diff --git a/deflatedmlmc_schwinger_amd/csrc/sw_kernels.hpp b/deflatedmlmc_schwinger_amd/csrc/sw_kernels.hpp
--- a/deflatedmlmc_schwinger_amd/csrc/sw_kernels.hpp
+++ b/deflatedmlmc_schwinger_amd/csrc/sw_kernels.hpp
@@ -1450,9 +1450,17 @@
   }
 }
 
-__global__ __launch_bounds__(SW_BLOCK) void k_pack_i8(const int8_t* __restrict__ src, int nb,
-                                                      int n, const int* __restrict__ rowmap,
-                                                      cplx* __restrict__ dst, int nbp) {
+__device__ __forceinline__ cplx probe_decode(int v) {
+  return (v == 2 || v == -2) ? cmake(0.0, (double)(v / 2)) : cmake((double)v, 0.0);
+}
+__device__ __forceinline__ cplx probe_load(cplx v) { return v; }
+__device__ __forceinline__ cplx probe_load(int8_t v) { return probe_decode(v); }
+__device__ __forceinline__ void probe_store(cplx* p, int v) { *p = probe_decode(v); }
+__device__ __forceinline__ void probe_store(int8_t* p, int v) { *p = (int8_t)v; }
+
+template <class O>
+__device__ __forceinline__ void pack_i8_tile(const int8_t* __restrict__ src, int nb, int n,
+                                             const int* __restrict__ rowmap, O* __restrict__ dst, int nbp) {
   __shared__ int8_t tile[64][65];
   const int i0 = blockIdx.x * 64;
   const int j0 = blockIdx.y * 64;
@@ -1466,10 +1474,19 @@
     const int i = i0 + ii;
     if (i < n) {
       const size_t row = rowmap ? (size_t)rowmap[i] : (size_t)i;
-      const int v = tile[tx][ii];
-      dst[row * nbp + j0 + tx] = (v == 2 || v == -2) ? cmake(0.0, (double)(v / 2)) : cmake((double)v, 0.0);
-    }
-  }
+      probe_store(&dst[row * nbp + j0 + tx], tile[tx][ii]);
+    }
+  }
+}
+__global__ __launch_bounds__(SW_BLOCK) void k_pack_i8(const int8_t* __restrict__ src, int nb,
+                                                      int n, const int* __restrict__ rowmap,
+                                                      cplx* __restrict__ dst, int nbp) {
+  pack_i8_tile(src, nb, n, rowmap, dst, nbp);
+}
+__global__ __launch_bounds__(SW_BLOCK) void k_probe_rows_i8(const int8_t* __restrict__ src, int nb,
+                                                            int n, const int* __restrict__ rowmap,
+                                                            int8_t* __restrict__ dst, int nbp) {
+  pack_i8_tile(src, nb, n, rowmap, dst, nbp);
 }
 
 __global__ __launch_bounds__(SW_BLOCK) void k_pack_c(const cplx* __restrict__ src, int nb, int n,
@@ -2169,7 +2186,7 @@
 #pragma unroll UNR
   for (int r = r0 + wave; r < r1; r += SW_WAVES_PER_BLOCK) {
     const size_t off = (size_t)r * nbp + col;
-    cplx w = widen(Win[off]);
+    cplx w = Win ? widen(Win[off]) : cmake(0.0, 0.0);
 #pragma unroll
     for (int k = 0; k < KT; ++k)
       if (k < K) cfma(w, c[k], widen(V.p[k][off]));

* [WHAT TO DO]: Each line of the records that holds the word "cmake" should be copied out.

* [RESPONSE TO THE TASK]:
+  return (v == 2 || v == -2) ? cmake(0.0, (double)(v / 2)) : cmake((double)v, 0.0);
-      dst[row * nbp + j0 + tx] = (v == 2 || v == -2) ? cmake(0.0, (double)(v / 2)) : cmake((double)v, 0.0);
+    cplx w = Win ? widen(Win[off]) : cmake(0.0, 0.0);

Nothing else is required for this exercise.